Note how the code looks the same as it did in store-passing style, except for the names of the unit and bind functions. This is not an accident: monads are a general framework for implementing features that require global program rewriting to install custom hooks. Once the program has been written in monadic style, different monad implementation can be substituted easily.

We can also define special operators that only make sense within the CPS monad. The only one we actually need is call-cc, which seems perhaps like it should just be the identity function, since that would result in the current continuation being passed to fn:

This code is incorrect.

(define (call-cc fn)
  (λ (k) (fn k)))

However, the result of (fn k) doesn’t conform to the CPS protocol. In particular, we need the function passed to fn to be something that consumes and ignores its current continuation, instead invoking the captured one.
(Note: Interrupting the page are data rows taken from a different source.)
@@ -150,12 +148,11 @@
             auto side = [&](uint32_t v, uint32_t c) -> uint32_t {
                 return v == UNUSED_SIDE ? 0u : v < A.nBases ? 1u : c >= BK_CSAT ? 0xffffu : c;
             };
-            const uint32_t h = side(v1, c1) + (f != rcv ? side(v2, c2) : 0u);
+            const uint32_t h = side(v1, c1) + (!pal ? side(v2, c2) : 0u);
             weight = h <= A.maxHits ? h : 0u;
         }
         if (my >= 0) {
             uint32_t cnt = 0;
-            nSeed = 1;
             nProbe = probes;
             if (found) {
                 const uint32_t c1 = aux & BK_CSAT, c2 = (aux >> 15) & BK_CSAT;
@@ -163,43 +160,45 @@
                 const uint32_t nf = comp ? c2 : c1, nr = comp ? c1 : c2;
                 uint32_t cf = 0, cr = 0;
                 if (vf >= A.nBases && vf != UNUSED_SIDE) { cf = bucket_count(A, nf, vf); nOvfRead += nf >= BK_CSAT; }
-                if (f != rcv && vr >= A.nBases && vr != UNUSED_SIDE) { cr = bucket_count(A, nr, vr); nOvfRead += nr >= BK_CSAT; }
+                if (!pal && vr >= A.nBases && vr != UNUSED_SIDE) { cr = bucket_count(A, nr, vr); nOvfRead += nr >= BK_CSAT; }
                 cnt = (cf < 0xffffu ? cf : 0xffffu) | ((cr < 0xffffu ? cr : 0xffffu) << 16);
             }
             rec.meta = 0x80000000u | (uint32_t)my | (found ? 0x100u : 0u) | (comp ? 0x200u : 0u) |
-                       (f == rcv ? 0x400u : 0u) | ((probes < 0x7fffu ? probes : 0x7fffu) << 16);
+                       (pal ? 0x400u : 0u) | ((probes < 0x7fffu ? probes : 0x7fffu) << 16);
             rec.v1 = v1;
             rec.v2 = v2;
             rec.cnt = cnt;
         }
     }
-    if (have) out[(uint64_t)r * SEEDS_PER_READ + k] = rec;
+    const int laneE = lane_id();
+    const uint32_t rE = blockIdx.x * 4 + (laneE >> 4);
+    if (rE < A.nReads) out[(uint64_t)rE * SEEDS_PER_READ + (laneE & 15)] = rec;
     if (A.longCount) {
         const bool isLong = have && lng;
-        const uint64_t ml = ballot(k == 0 && isLong);
+        const uint64_t ml = ballot((laneE & 15) == 0 && isLong);
         if (ml) {
             uint32_t w = weight;
 #pragma unroll
             for (int s = 8; s >= 1; s >>= 1) w += (uint32_t)__shfl_xor((int)w, s, 64);
             uint32_t bl = 0;
-            if (lane == 0) {
+            if (laneE == 0) {
                 bl = atomicAdd(A.deferCount, (uint32_t)__popcll(ml));
                 atomicAdd(A.longCount, (uint32_t)__popcll(ml));
             }
             bl = (uint32_t)readlane((int)bl, 0);
-            const uint32_t at = bl + (uint32_t)__popcll(ml & ((1ull << lane) - 1));
-            if (k == 0 && isLong) {
-                if (A.orderTmp) A.orderTmp[at] = r | (order_class(w) << ORDER_CLASS_SHIFT);
-                else A.deferList[at] = r;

The correct code looks like this:

(define (call-cc fn)
  (λ (k0)
    ((fn (λ (v)
           (λ (k) (k0 v)))) k0)))

4 Continuations as a Language Feature

Transforming a program into CPS involves a great deal of work. Fortunately, Racket provides a way to get continuations implicitly. It provides this via a function, call-with-current-continuation, which (as the name implies) takes a function and calls it with the current continuation (i.e., the k that would have been there if we’d written the program in CPS). The function is generally abbreviated call/cc, since the original name is a lot to type. With call/cc, we can rewrite contains? much more directly:

(define (contains? lst thing)
  (call/cc
   (λ (k)
     (foldl (λ (elt acc) (if (or acc (eq? elt thing))
                             (k true)
                             false))
            false lst))))

Note the difference here: for ordinary control flow, we no longer need to pass continuations around at all. It’s only in cases where we want to perform non-local control flow operations that we need to capture or invoke a continuation.
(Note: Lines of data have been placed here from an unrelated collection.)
+  static int occ[2] = {};
   float* part = nullptr;
   ESB_CUDA_CALL(esb_scratch_alloc((void**)&part, sizeof(float) * grid.x * S * C, stream));
-  int rc = ESB_OK;
   DISPATCH_T(dtype, {
     seg_colstat_kernel<T, 0><<<grid, block, 0, stream>>>((const T*)x, seg_off, nullptr, part, C, rpb, (int)N);
-    rc = esb_sum_partial_rows(part, (int)grid.x, (long long)S * C, mean, 0, stream);
-    seg_finalize_mean_kernel<<<fin, 256, 0, stream>>>(mean, seg_off, S, C, (int)N);
+    seg_finalize_mean_kernel<<<fin, 256, 0, stream>>>(part, (int)grid.x, seg_off, S, C, (int)N, mean);
     seg_colstat_kernel<T, 1><<<grid, block, 0, stream>>>((const T*)x, seg_off, mean, part, C, rpb, (int)N);
-    if (rc == ESB_OK) rc = esb_sum_partial_rows(part, (int)grid.x, (long long)S * C, rstd, 0, stream);
-    seg_finalize_rstd_kernel<<<fin, 256, 0, stream>>>(mean, rstd, seg_off, S, C, eps, running_mean, running_var, momentum,
-                                                      (int)N);
+    seg_finalize_rstd_kernel<<<fin, 256, 0, stream>>>(part, (int)grid.x, mean, rstd, seg_off, S, C, eps, running_mean,
+                                                      running_var, momentum, (int)N);
     if (C % 8 == 0)
-      norm_apply_vec8_kernel<T><<<esb_div_up(N * (C / 8), 256), 256, 0, stream>>>(
-          (const T*)x, (const T*)res, row_seg, mean, rstd, gamma, beta, (T*)y, N * (C / 8), C, act);
+      norm_apply_vec8_kernel<T><<<dim3(stream_blocks(norm_apply_vec8_kernel<T>, occ[dtype == ESB_F32], N, C), slice_count(C)), 256,
+                                   0, stream>>>(
+          (const T*)x, (const T*)res, row_seg, mean, rstd, gamma, beta, (T*)y, N, C, act);
     else
       norm_apply_kernel<T><<<esb_div_up(N * C, 256), 256, 0, stream>>>((const T*)x, (const T*)res, row_seg, mean, rstd,
                                                                        gamma, beta, (T*)y, N, C, act);
   });
   ESB_CUDA_CALL(esb_scratch_free(part, stream));
-  if (rc != ESB_OK) return rc;
   ESB_CUDA_LAUNCH_CHECK("esb_norm_fwd");
   return ESB_OK;
 }
@@ -506,32 +631,34 @@
                             const float* gamma, int act, float* sg, float* sgx, void* dx, void* dres, int zero_sums,
                             int dtype, void* stream_) {
   cudaStream_t stream = (cudaStream_t)stream_;
-  if (zero_sums) {
-    ESB_CUDA_CALL(cudaMemsetAsync(sg, 0, sizeof(float) * S * C, stream));
-    ESB_CUDA_CALL(cudaMemsetAsync(sgx, 0, sizeof(float) * S * C, stream));
-  }
-  if (N == 0) return ESB_OK;
-  const int rpb = 256;
-  dim3 grid(esb_div_up(max_seg_rows > 0 ? max_seg_rows : 1, rpb), S, esb_div_up(C, 32)), block(32, 8);
-  const long long width = (long long)S * C;
+  if (N == 0) {
+    if (zero_sums) {
+      ESB_CUDA_CALL(cudaMemsetAsync(sg, 0, sizeof(float) * S * C, stream));
+      ESB_CUDA_CALL(cudaMemsetAsync(sgx, 0, sizeof(float) * S * C, stream));
+    }
+    return ESB_OK;
+  }
+  const long long width = 2LL * S * C;
+  const int n_rb = esb_div_up(max_seg_rows > 0 ? max_seg_rows : 1, 256);
+  const int rb_per_cta = 256 / (8 * std::min((C + 7) / 8, 32));
+  dim3 grid(esb_div_up(n_rb, rb_per_cta), S, esb_div_up(C, 256));
+  unsigned int* ticket = esb_stream_ticket(stream);
+  ESB_CHECK_ARG(ticket != nullptr, "esb_norm_bwd: no ticket counter for this stream");
+  static int occ[2] = {};
   float* part = nullptr;
-  ESB_CUDA_CALL(esb_scratch_alloc((void**)&part, sizeof(float) * 2 * grid.x * width, stream));
-  int rc = ESB_OK;
+  ESB_CUDA_CALL(esb_scratch_alloc((void**)&part, sizeof(float) * n_rb * width, stream));
   DISPATCH_T(dtype, {
-    norm_bwd_reduce_kernel<T><<<grid, block, 0, stream>>>((const T*)x, (const T*)y, (const T*)dy, seg_off, mean, rstd,
-                                                          part, part + grid.x * width, C, rpb, act, (int)N);
-    rc = esb_sum_partial_rows(part, (int)grid.x, width, sg, 1, stream);
-    if (rc == ESB_OK) rc = esb_sum_partial_rows(part + grid.x * width, (int)grid.x, width, sgx, 1, stream);
+    norm_bwd_reduce_kernel<T><<<grid, 256, 0, stream>>>((const T*)x, (const T*)y, (const T*)dy, seg_off, mean, rstd, part,
+                                                        ticket, sg, sgx, C, n_rb, act, (int)N, zero_sums ? 0 : 1);
     if (C % 8 == 0)
-      norm_bwd_apply_vec8_kernel<T><<<esb_div_up(N * (C / 8), 256), 256, 0, stream>>>(
-          (const T*)x, (const T*)y, (const T*)dy, row_seg, seg_off, mean, rstd, gamma, sg, sgx, (T*)dx, (T*)dres, N,
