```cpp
int et_pack_input(const float* x_nchw, void* y_nhwc8, int dtype, int B, int C, int H, int W, et_stream_t stream);
int et_pack_input_u8(const uint8_t* x_nchw, void* y_nhwc8, int dtype, int B, int C, int H, int W, float norm_scale,
                     et_stream_t stream);
int et_maxpool5_fwd(const void* x, int ldx, void* y, int ldy, uint8_t* argmax, int dtype, int B, int H, int W, int C,
                    et_stream_t stream);
int et_maxpool5_bwd(const void* dy, int lddy, const uint8_t* argmax, const void* base, int ldb, void* dx, int lddx,
                    int dtype, int B, int H, int W, int C, et_stream_t stream);
int et_upsample2x_fwd(const void* x, int ldx, void* y, int ldy, int dtype, int B, int H, int W, int C, et_stream_t stream);
int et_upsample2x_bwd(const void* dy, int lddy, void* dx, int lddx, int dtype, int B, int H, int W, int C,
                      int accumulate , et_stream_t stream);

int et_strong_view_u8(const uint8_t* weak, uint8_t* strong, int B, int H, int W, const double* minv, const uint8_t* lut,
                      const int* cutouts, const int* flags, int border_value, et_stream_t stream);
int et_mosaic4_u8(const int64_t* tiles, uint8_t* out, int B, int S, int border_value, et_stream_t stream);

int et_pseudo_label_transform(const float* dets, const int* counts, const double* M_s, int B, int max_det,
                              int width, int height, int clip01 ,
                              double* targets9, uint8_t* valid, et_stream_t stream);
int et_score_log_append(const float* dets, const int* counts, int B, int max_det, float* conf_log, int* cls_log,
                        uint64_t* log_count, int64_t cap, et_stream_t stream);

typedef struct {
    const void* p;
    float* dp;
    void* tobj_ws;
    int64_t sb, sa, sy, sx;
    int ny, nx;
    float anchors[6];
    float balance;
} et_loss_level;
typedef struct {
    int dtype, B, na, nc, NT, nl;
    float anchor_t, gr, cp, cn, cls_pw, obj_pw, box_w, obj_w, cls_w;
    int pass_mask, ignore_obj;
    const float* targets;
    float* acc_ws;
    float* out;
    const int* ota_match;
    int obj_channel;
    float* balance_dev;
    int autobalance_ssi;
    float fl_gamma;
    et_loss_level level[4];
} et_loss_desc;
int et_yolo_loss(const et_loss_desc* desc , et_stream_t stream);
int et_ota_workspace_bytes(int B, int na, int nl, int NT, size_t* bytes);
int et_ota_assign(const et_loss_desc* desc , const float* strides , float img_size, int top_k,
                  void* workspace, int* match, et_stream_t stream);
int et_select_targets(const double* targets9, const uint8_t* valid, int N, const double* thr_low,
                      const double* thr_high, int nc, int with_obj, float* table, et_stream_t stream);
int et_scale_cast(const float* src, void* dst, int dtype, int64_t n, float scale,
                  const float* dev_scale , et_stream_t stream);

int et_domain_focal(const void* feat, int ldf, int dtype, int64_t P, int label, float gscale, void* grad,
                    int ldg, float* loss_sum, et_stream_t stream);
int et_scale_inplace(void* x, int dtype, int64_t n, float alpha, const float* dev_scale ,
                     et_stream_t stream);

int et_v8_decode(const void* reg, int ld_reg, const void* cls, int ld_cls, int dtype, int B, int H, int W, int reg_max, int nc,
                 float stride, float cell_offset, float* out, int64_t A_total, int64_t a_offset, et_stream_t stream);
int et_tal_loss(const float* pred_scores, const float* pred_distri, const float* anchor_points_s, const float* stride_tensor,
                const float* target_bboxes_px, const float* target_scores, const uint8_t* fg_mask, int B, int A, int nc, int reg_max,
                int iou_kind, float w_class, float w_iou, float w_dfl, float* grad_scores, float* grad_distri,
                float* acc_ws , float* out , et_stream_t stream);
int et_tal_assign_workspace_bytes(int B, int A, int G, size_t* bytes );
int et_tal_assign(const float* pd_scores, const float* pd_bboxes, const float* anc_points, const float* gt_labels,
                  const float* gt_bboxes, const float* mask_gt, int B, int A, int G, int nc, int topk, float alpha, float beta,
                  float eps, int64_t* target_labels, float* target_bboxes, float* target_scores, uint8_t* fg_mask,
                  void* workspace, size_t ws_bytes, et_stream_t stream);
int et_tal_targets_pad(const float* targets, int n, int B, int G, float img_w, float img_h, float* out, float* mask, et_stream_t stream);

int et_tal_pseudo_split(const double* targets9, const uint8_t* valid, const double* thr_low, const double* thr_high, int B, int G, int nc,
                        int with_obj, int with_bbox, int with_cls, float img_w, float img_h, float* gt_labels_r, float* gt_bboxes_r,
                        float* gt_labels_u, float* gt_bboxes_u, float* mask_reliable, float* mask_uncertain, float* u_score,
                        uint8_t* u_flags, et_stream_t stream);
int et_tal_assigned_gt(const void* workspace, int B, int A, int G, int32_t* gt_idx, et_stream_t stream);
int et_tal_merge_pseudo(const float* ts_r, const float* tb_r, const uint8_t* fg_r, const float* ts_u, const float* tb_u,
                        const uint8_t* fg_u, const int32_t* gt_idx_u, const float* u_score, const uint8_t* u_flags, int B, int A, int G,
                        int nc, float* target_scores, float* target_bboxes, uint8_t* fg_box, et_stream_t stream);


#ifdef __cplusplus
}
#endif
#endif
```

Measured before the change: 1344.

## Fuse BN backward reductions into dgrad across split-channel concat inputs

Extends the dgrad epilogue so one kernel can produce BN backward partial sums for two producer BNs whose outputs are concatenated along channels (split at a channel offset). This lets C3 stems, neck joins and ConvBias heads pass BN info into their input-gradient conv, so separate BN reduction passes over the activation gradient can be skipped. It adds per-channel segment selection and extra pointer plumbing in the epilogue, which costs some registers and branching in a hot kernel.

```diff
diff --git a/efficientteacher_amd/_lib.py b/efficientteacher_amd/_lib.py
--- a/efficientteacher_amd/_lib.py
+++ b/efficientteacher_amd/_lib.py
@@ -40,6 +40,8 @@
     "et_conv2d_fwd": (c_int, [P, P, P, c_int] + [c_int] * 11 + [P, P, c_int, P, c_int, P, c_int, P, P]),
     "et_conv2d_dgrad": (c_int, [P, P, P, c_int] + [c_int] * 11 + [c_int, P, c_int, P, P]),
     "et_conv2d_dgrad_bn": (c_int, [P, P, P, c_int] + [c_int] * 10 + [P, c_int, P, c_int, P, P, c_int, P, c_int, P, P]),
+    "et_conv2d_dgrad_bn2": (c_int, [P, P, P, c_int] + [c_int] * 10 + [P, c_int, P, c_int, P, P, c_int, P, c_int,
+                                    c_int, P, c_int, P, P, c_int, P, c_int, P, P]),
     "et_conv2d_wgrad": (c_int, [P, P, P, c_int] + [c_int] * 11 + [P, P]),
     "et_conv2d_wgrad_grouped": (c_int, [P, c_int, c_int] + [c_int] * 9 + [P, P]),
     "et_weight_transpose_all": (c_int, [P, P, c_int, P, c_int, ctypes.c_longlong, P]),
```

Here’s a more interesting example:

(define (proc-a)
  (begin
    (display 'a1)
    (switch)
    (display 'a2)
    (switch)
    (display 'a3)
    (switch)))
 
(define (proc-b _)
  (begin
    (display 'b1)
    (switch)
    (display 'b2)
    (switch)
    (display 'b3)
    (switch)))
 
(define other : (boxof (void -> 'a)) (box proc-b))
 
(define (switch)
  (call/cc
   (λ (k)
     (let ([other-k (unbox other)])
       (set-box! other k)
       (other-k (void))))))

What happens if we run (proc-a)? For sure, it begins by displaying 'a1, and then it calls switch, which captures the current continuation, puts it in the other box, and calls the procedure that used to be there (in this case, proc-b). This proceeds to display 'b1 and then call switch again. This stashes away the current continuation and calls the one that proc-a put there before. This "jumps out" of proc-b and back into where we were when we called switch from proc-a, so it next displays 'a2. The two routine continue "ping-ponging" like this, until each has printed the three symbols.
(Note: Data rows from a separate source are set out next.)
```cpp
int cn_cov_spec_queue(cornetto_accel_t *h, cornetto_cov_t *c, int32_t lo, int32_t hi, float low_mq, int32_t edge_len, int32_t min_ctg_len, int boring,
                      unsigned long long *p_cnt, CnCovSpec *S)
{
    S->p_cnt = p_cnt;
    return cov_run_windows(h, c, -1, boring ? 2 : 1, lo, hi, low_mq, edge_len, min_ctg_len, nullptr, nullptr, nullptr, false, nullptr, nullptr, S);
}

int cn_cov_spec_finish(cornetto_accel_t *h, cornetto_cov_t *c, CnCovSpec *S, cornetto_regpk_t **recs, int64_t *n_recs, int64_t **ctg_first)
{
    if (!S->queued) return 1;
    S->queued = false;
    const unsigned long long cnt = S->p_cnt[0];
    int64_t *cf = cnt <= S->n_copy ? (int64_t *)malloc(((size_t)c->n + 1) * sizeof(int64_t)) : nullptr;
    if (!cf) {
        cn_result_quiesce(h);
        cornetto_free(S->o);
        S->o = nullptr;
        c->cw_est_key = -1;
        return cnt <= S->n_copy ? cn_fail(h, CORNETTO_E_NOMEM, "cov_select: host allocation failed") : 1;
    }
    for (int32_t i = 0; i < c->n; ++i) cf[i] = (int64_t)S->p_cf[i];
    cf[c->n] = (int64_t)cnt;
    *recs = S->o;
    *n_recs = (int64_t)cnt;
    *ctg_first = cf;
    S->o = nullptr;
    c->cw_est_key = S->key;
    c->cw_est_cnt = (int64_t)cnt;
    return CORNETTO_OK;
}

int cn_cov_select_packed_impl(cornetto_accel_t *h, cornetto_cov_t *c, int32_t lo, int32_t hi, float low_mq, int32_t edge_len, int32_t min_ctg_len, int boring,
                              cornetto_regpk_t **recs, int64_t *n_recs, int64_t **ctg_first)
{
    *recs = nullptr;
    *n_recs = 0;
    *ctg_first = nullptr;
    int rc = cov_run_windows(h, c, -1, boring ? 2 : 1, lo, hi, low_mq, edge_len, min_ctg_len, nullptr, nullptr, n_recs, false, recs, ctg_first);
    if (rc == CORNETTO_OK && !*recs) {
        *recs = (cornetto_regpk_t *)malloc(sizeof(cornetto_regpk_t));
        if (!*ctg_first) *ctg_first = (int64_t *)calloc((size_t)c->n + 1, sizeof(int64_t));
        if (!*recs || !*ctg_first) return cn_fail(h, CORNETTO_E_NOMEM, "cov_select_packed: host allocation failed");
    }
    return rc;
}

extern "C" {

namespace {
__global__ void cov_rec_spans(const cornetto_regrec_t *r, int64_t n, cornetto_ivl_t *out)
{
    const int64_t i = (int64_t)blockIdx.x * blockDim.x + threadIdx.x;
    if (i < n) out[i] = cornetto_ivl_t{r[i].ctg, r[i].st, r[i].end};
}
}
// ... 47 lines not shown
```

cornetto_amd/csrc/scan.hpp:

```cpp
#pragma once
#include "common.hpp"
#include "wave.hpp"

namespace cnscan {
namespace {

constexpr int SC_THREADS = 256;
constexpr int SC_ITEMS = 16;
constexpr int SC_TILE = SC_THREADS * SC_ITEMS;

template <typename T, int THREADS>
__device__ __forceinline__ T block_excl(T s, T &total)
{
    __shared__ T wtot[THREADS / 64];
    const int lane = threadIdx.x & 63, wv = threadIdx.x >> 6;
    const T inc = cnwave::wave_incl(s, lane);
    if (lane == 63) wtot[wv] = inc;
    __syncthreads();
    T pre = inc - s;
    total = 0;
#pragma unroll
    for (int w = 0; w < THREADS / 64; ++w) {
        if (w < wv) pre += wtot[w];
        total += wtot[w];
    }
    return pre;
}

template <typename T, int ITEMS>
__device__ __forceinline__ T tile_excl(const T *in, int64_t base, int64_t n, int stride, T (&v)[ITEMS], T &total)
{
    T s = 0;
#pragma unroll
    for (int k = 0; k < ITEMS; ++k) {
        const int64_t i = base + k;
        v[k] = i < n ? in[i * stride] : (T)0;
        s += v[k];
    }
    return block_excl<T, SC_THREADS>(s, total);
}

template <typename T, int ITEMS>
__device__ __forceinline__ void tile_write(T *out, int64_t base, int64_t n, T pre, const T (&v)[ITEMS])
{
#pragma unroll
    for (int k = 0; k < ITEMS; ++k) {
        const int64_t i = base + k;
        if (i < n) out[i] = pre;
        pre += v[k];
    }
}

__device__ __forceinline__ uint32_t lookback_excl(unsigned long long *st, int64_t stride, int64_t tile, uint32_t epoch, uint32_t own, int lane)
{
    const unsigned long long tag = (unsigned long long)(epoch & 0x3FFFFFFFu) << 32;
    uint32_t excl = 0;
    if (tile > 0) {
        if (lane == 0) __hip_atomic_store(&st[tile * stride], (1ull << 62) | tag | own, __ATOMIC_RELAXED, __HIP_MEMORY_SCOPE_AGENT);
        for (int64_t pos = tile - 1;; pos -= 64) {
            const int64_t idx = pos - lane;
            unsigned long long x;
            for (;;) {
                x = idx >= 0 ? __hip_atomic_load(&st[idx * stride], __ATOMIC_RELAXED, __HIP_MEMORY_SCOPE_AGENT) : ((2ull << 62) | tag);
                const bool ready = (x >> 62) != 0 && (x & (0x3FFFFFFFull << 32)) == tag;
                if (__builtin_amdgcn_ballot_w64(!ready) == 0) break;
                __builtin_amdgcn_s_sleep(1);
            }
            const unsigned long long incl = __builtin_amdgcn_ballot_w64((x >> 62) == 2);
            const uint32_t val = (uint32_t)x;
            if (incl) {
                const int first = __builtin_ctzll(incl);
                excl += cnwave::wave_sum(lane <= first ? val : 0u);
                break;
            }
            excl += cnwave::wave_sum(val);
        }
    }
    if (lane == 0) __hip_atomic_store(&st[tile * stride], (2ull << 62) | tag | (excl + own), __ATOMIC_RELAXED, __HIP_MEMORY_SCOPE_AGENT);
    return excl;
}

struct Outs4 {
    uint32_t *o[4];
};
struct LbArgs {
    const uint32_t *in;
    int64_t n, np;
    int stride, m;
    Outs4 outs;
    unsigned long long *state;
    uint32_t *ticket;
    uint32_t ticket_base, epoch;
    unsigned long long *total;
};

__global__ __launch_bounds__(SC_THREADS) void scan_lookback(LbArgs A)
{
    __shared__ uint32_t s_gid, s_excl;
    const int t = threadIdx.x, lane = t & 63, wv = t >> 6;
    if (t == 0) s_gid = atomicAdd(A.ticket, 1u) - A.ticket_base;
    __syncthreads();
    const int64_t gid = s_gid;
    if (gid >= (int64_t)A.m * A.np) return;
    const int q = (int)(gid / A.np);
    const int64_t tile = gid - (int64_t)q * A.np;
    const int64_t base = tile * SC_TILE + (int64_t)t * SC_ITEMS;
    uint32_t v[SC_ITEMS], bt;
    uint32_t pre = tile_excl(A.in + q, base, A.n, A.stride, v, bt);
    if (wv == 0) {
        const uint32_t excl = lookback_excl(A.state + (int64_t)q * A.np, 1, tile, A.epoch, bt, lane);
        if (lane == 0) {
            s_excl = excl;
            if (A.total && tile == A.np - 1) A.total[q] = (unsigned long long)excl + bt;
        }
    }
    __syncthreads();
    pre += s_excl;
    tile_write(A.outs.o[q], base, A.n, pre, v);
}

static inline int exclusive_u32_multi(cornetto_accel_t *h, const char *name, const uint32_t *in, int64_t n, int stride, int m, uint32_t *const *outs,
                                      unsigned long long *d_total)
{
    if (n <= 0 || m <= 0) return CORNETTO_OK;
    if (m > 4) m = 4;
    Outs4 o{};
    for (int q = 0; q < m; ++q) o.o[q] = outs[q];
    const int64_t np = (n + SC_TILE - 1) / SC_TILE;
    const size_t need = 64 + (size_t)m * (size_t)np * 8;
    const bool fresh = h->dev[WS_SCAN].bytes < need || h->scan_epoch >= 0x3FFFFFFFu;
    uint8_t *ws = (uint8_t *)cn_ws(h, WS_SCAN, need);
    if (!ws) return cn_fail(h, CORNETTO_E_NOMEM, "scan: workspace allocation failed");
    const int rc = [&]() -> int {
        if (fresh) {
            CN_HIP(h, hipMemsetAsync(ws, 0, h->dev[WS_SCAN].bytes, h->stream));
            h->scan_tickets = 0;
            h->scan_epoch = 0;
        }
        const uint32_t epoch = h->scan_epoch + 1;
        LbArgs A{in, n, np, stride, m, o, reinterpret_cast<unsigned long long *>(ws + 64), reinterpret_cast<uint32_t *>(ws), h->scan_tickets, epoch, d_total};
        CN_LAUNCH(h, name, scan_lookback<<<dim3((unsigned)(m * np)), dim3(SC_THREADS), 0, h->stream>>>(A));
        h->scan_epoch = epoch;
        h->scan_tickets += (uint32_t)(m * np);
        return CORNETTO_OK;
    }();
    if (rc != CORNETTO_OK) h->dev[WS_SCAN].bytes = 0;
    return rc;
}

static inline int exclusive_u32(cornetto_accel_t *h, const char *name, const uint32_t *in, int64_t n, int stride, uint32_t *out, unsigned long long *d_total)
{
    return exclusive_u32_multi(h, name, in, n, stride, 1, &out, d_total);
}

}
}
```

Measured before the change: 515.4.

## Fuse tile-count scan into cov_order compaction with decoupled lookback

```diff
diff --git a/cornetto_amd/csrc/cov.hip b/cornetto_amd/csrc/cov.hip
--- a/cornetto_amd/csrc/cov.hip
+++ b/cornetto_amd/csrc/cov.hip
@@ -1,5 +1,6 @@
 #include <algorithm>
 #include <cmath>
+#include <type_traits>
 
 #include "common.hpp"
 #include "scan.hpp"
@@ -475,34 +476,83 @@
     out[i] = t < n_tiles ? ooff[t] : (uint32_t)*total;
 }
 
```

For another puzzler, try to figure out what happens if you remove the last call to switch from proc-b. (Hint: think about what the stack would have looked like the first time switch was called, and remember that the initial content of other-k was proc-b, which is an ordinary procedure, not a continuation.)

We also covered in class an example involving generators, but this is described in the text book, so we won’t repeat it here.